A droplet returns to a horizontal surface after jumping. By orienting surfaces vertically, gravity can work with surface tension "droplet droplet" as the most effective mechanism for the removal of moisture and heat transfer. Credit: Virginia Tech

10 years ago, a new idea was introduced in the general scientific community: the elimination of water condensers has proven more effective by using surface tension to make "jump" microscopic water droplets. The idea has taken the community of researchers by storm.

"In the last ten years, since I've discovered jumping droplets, the debate is using gravity versus jumping over obstacles," said Jonathan Boreyko, an assistant professor of mechanical engineering at the College of Engineering.

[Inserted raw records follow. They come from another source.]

# Layjins/Spider

Measured on AMD Instinct MI355X. Metric: multimodal responses/sec (text->text+image), higher is better.
Workload: dtype bf16

## Files before the change

### include/spider_hip.h

```cpp
#ifndef SPIDER_HIP_H
#define SPIDER_HIP_H
#define SPIDER_ABI_VERSION 4

#ifdef __cplusplus
extern "C" {
#endif

int spider_abi_version(void);
const char* spider_target_arch(void);
const char* spider_last_error(void);


int spider_embed_bf16(const void* table, const int* ids, void* out, int rows, int H, int V, void* stream);

int spider_rmsnorm_bf16(const void* x, const void* res, const void* w, void* y, void* res_out, int rows, int H,
                        float eps, void* stream);

int spider_gemv_bf16(const void* W, const void* x, void* out, const void* bias, const void* res, const void* norm_w,
                     float eps, int B, int N, int K, void* stream);

int spider_gemv_swiglu_bf16(const void* W_gate_up, const void* x, void* out, const void* norm_w, float eps, int B,
                            int I, int K, void* stream);

int spider_lm_head_nparts(int V);
// ... 14 lines not shown
int spider_beam_partial_bf16(const void* logits, float* ws_ms, float* ws_val, int* ws_tok, int rows, int V, int C, int nslice,
                             void* stream);
int spider_beam_select_f32(const float* ws_ms, const float* ws_val, const int* ws_tok, float* run_scores, const int* eos_ids,
                           const int* n_eos, const int* n_hist, float* trace_score, int* trace_beam, int* trace_tok, int cap,
                           int* src_beam, int* next_ids, int B, int K, int V, int C, int nslice, void* stream);
int spider_kv_row_gather_bf16(void* k_cache, void* v_cache, void* k_tmp, void* v_tmp, const int* src_beam, const int* kv_beg,
                              const int* kv_end, int K, int R, int layers, int rows_alloc, int n_kv, int T, int d, void* stream);

int spider_sample_partial_bf16(const void* logits, const void* seen, const void* ban, const float* penalty, const int* min_new,
                               const int* eos_ids, const int* n_eos, const int* n_hist, const int* top_k, float* ws_val,
                               int* ws_tok, int rows, int V, int nslice, void* stream);
int spider_sample_select_f32(const float* ws_val, const int* ws_tok, const float* temperature, const float* top_p, const int* top_k,
                             const void* seed, const int* row0, const int* n_hist, int* next_ids, int* cand_tok, float* cand_p,
                             int* n_keep, float* u, int rows, int V, int nslice, void* stream);

int spider_rope_kv_append_bf16(const void* qkv, const int* pos, const int* slot, const float* cos_sin, void* q_out,
                               void* k_cache, void* v_cache, int B, int S, int n_q, int n_kv, int d, int T_max,
                               void* stream);
int spider_rope_kv_append_mrope_bf16(const void* qkv, const int* pos3, const int* slot, const float* cos_sin, void* q_out,
                                     void* k_cache, void* v_cache, int B, int S, int n_q, int n_kv, int d, int T_max,
                                     int sec_t, int sec_h, void* stream);

int spider_attn_decode_bf16(const void* q, const void* k_cache, const void* v_cache, const int* kv_beg,
                            const int* kv_end, void* out, void* ws_o, void* ws_ml, int B, int n_q, int n_kv, int d,
                            int T_max, float scale, int nsplit, void* stream);

int spider_attn_decode_fused_bf16(const void* qkv, const int* pos, const float* cos_sin, void* k_cache, void* v_cache,
                                  const int* kv_beg, const int* kv_end, void* out, void* ws_o, void* ws_ml,
                                  int* counters, int B, int n_q, int n_kv, int d, int T_max, float scale, int nsplit,
                                  void* stream);
int spider_set_attn_inline(int on);
int spider_set_gemv_sched(int sched);
int spider_set_ws_inlaunch(int on);

int spider_gemv_fm_bf16(const void* Wfm, const void* x, void* out, const void* bias, const void* res, int B, int N, int K,
                        int fold_rmsnorm, float eps, void* stream);
int spider_gemv_swiglu_fm_bf16(const void* Wfm_gate_up, const void* x, void* out, int B, int I, int K, int fold_rmsnorm, float eps,
                               void* stream);
int spider_lm_head_argmax_fm_bf16(const void* Wfm, const void* x, int* out_ids, void* logits, void* ws_val, void* ws_idx, int B,
                                  int V, int K, int fold_rmsnorm, float eps, void* stream);
int spider_lm_head_argmax_fm_proc_bf16(const void* Wfm, const void* x, int* out_ids, void* logits, void* ws_val, void* ws_idx,
                                       const void* seen, const void* ban, const float* penalty, const int* min_new,
                                       const int* eos_ids, const int* n_eos, const int* n_hist, int B, int V, int K,
                                       int fold_rmsnorm, float eps, void* stream);


int spider_gemm_bf16(const void* A, const void* W, void* C, void* C32, const void* bias, const void* res,
                     const void* rowbias, int rows_per_group, int M, int N, int K, int lda, int ldc, int act,
                     float out_scale, int w_tiled, const float* res32, float* c32d, void* ws, long ws_bytes, void* stream);

int spider_gemm_ln_bf16(const void* A, const void* Wf, void* C, const float* colsum, const float* colbias, const void* res,
                        int M, int N, int K, int ldc, int act, float eps, int w_tiled, void* ws, long ws_bytes, void* stream);

int spider_xattn_fused_bf16(const void* x, const void* mq_fm, const void* mo_fm, const float* colsum, const float* colbias,
                            const void* bias_o, void* out, int B2, int n_tok, int C, int heads, int n_keys, float eps,
                            const float* x32, float* out32, void* stream);

int spider_conv2d_nhwc_bf16(const void* x, const void* w, void* y, const void* bias, const void* res,
                            const void* rowbias, int B, int Hin, int Win, int Cin, int Cout, int ks, int stride,
                            int pad, int ups, float out_scale, int w_tiled, const float* res32, float* c32d, void* ws, long ws_bytes, void* stream);

int spider_conv_nhwc_ex_bf16(const void* x, const void* w, void* y, const void* bias, const void* res,
                             const void* rowbias, int B, int Hin, int Win, int Cin, int Cout, int kh, int kw, int stride,
                             int pad_h, int pad_w, int dil, int up_h, int up_w, int act, float act_param,
                             float out_scale, int w_tiled, const float* res32, float* c32d, void* ws, long ws_bytes, void* stream);

// ... 181 lines not shown
```

### spider_amd/csrc/capi.cpp

```cpp
#include <string.h>

static thread_local char g_err[512] = "";

extern "C" {

void spider_set_error(const char* msg) {
    strncpy(g_err, msg ? msg : "", sizeof(g_err) - 1);
    g_err[sizeof(g_err) - 1] = 0;
}

const char* spider_last_error(void) { return g_err; }

int spider_abi_version(void) { return 4; }

const char* spider_target_arch(void) { return "gfx950"; }

int g_spider_ws_inlaunch = -1;

int spider_set_ws_inlaunch(int on) {
    const int prev = g_spider_ws_inlaunch;
    g_spider_ws_inlaunch = on ? 1 : 0;
    return prev;
}

}
```

### spider_amd/csrc/common.hpp

```cpp
#pragma once
#include <hip/hip_runtime.h>
#include <stdint.h>

namespace spider {

typedef uint16_t bf16_t;

typedef __attribute__((ext_vector_type(4))) float f32x4;
typedef __attribute__((ext_vector_type(16))) float f32x16;
typedef __attribute__((ext_vector_type(8))) short bf16x8;
typedef __attribute__((ext_vector_type(4))) short bf16x4;

typedef __attribute__((ext_vector_type(4))) uint32_t u32x4;
typedef __attribute__((ext_vector_type(2))) uint32_t u32x2;

__device__ __forceinline__ float bf16_to_f32(bf16_t v) {
    return __uint_as_float(((uint32_t)v) << 16);
}
__device__ __forceinline__ float bf16lo_to_f32(uint32_t packed) {
    return __uint_as_float(packed << 16);
}
__device__ __forceinline__ float bf16hi_to_f32(uint32_t packed) {
    return __uint_as_float(packed & 0xffff0000u);
}
typedef __bf16 hw_bf16x2 __attribute__((ext_vector_type(2)));
typedef float hw_f32x2 __attribute__((ext_vector_type(2)));
__device__ __forceinline__ bf16_t f32_to_bf16(float f) {
    return __builtin_bit_cast(bf16_t, (__bf16)f);
}
__device__ __forceinline__ uint32_t pack_bf16x2(float lo, float hi) {
    const hw_f32x2 v = {lo, hi};
    return __builtin_bit_cast(uint32_t, __builtin_convertvector(v, hw_bf16x2));
}
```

The problem was that because the jump itself was taking place regardless of the severity, what happened after the jump was not taken into account. Five years after his original article, Boreyko returned to the laboratory to discover that to be effective, jumping and gravity should not be mutually exclusive. Now in an article published in the newspaper JouleBoreyko and PhD student Ranit Mukherjee began to examine the orientation of the surface and found that by using vertical condensers, the combination of superhydrophobic surfaces and gravity produced a capacitor at least twice more efficient.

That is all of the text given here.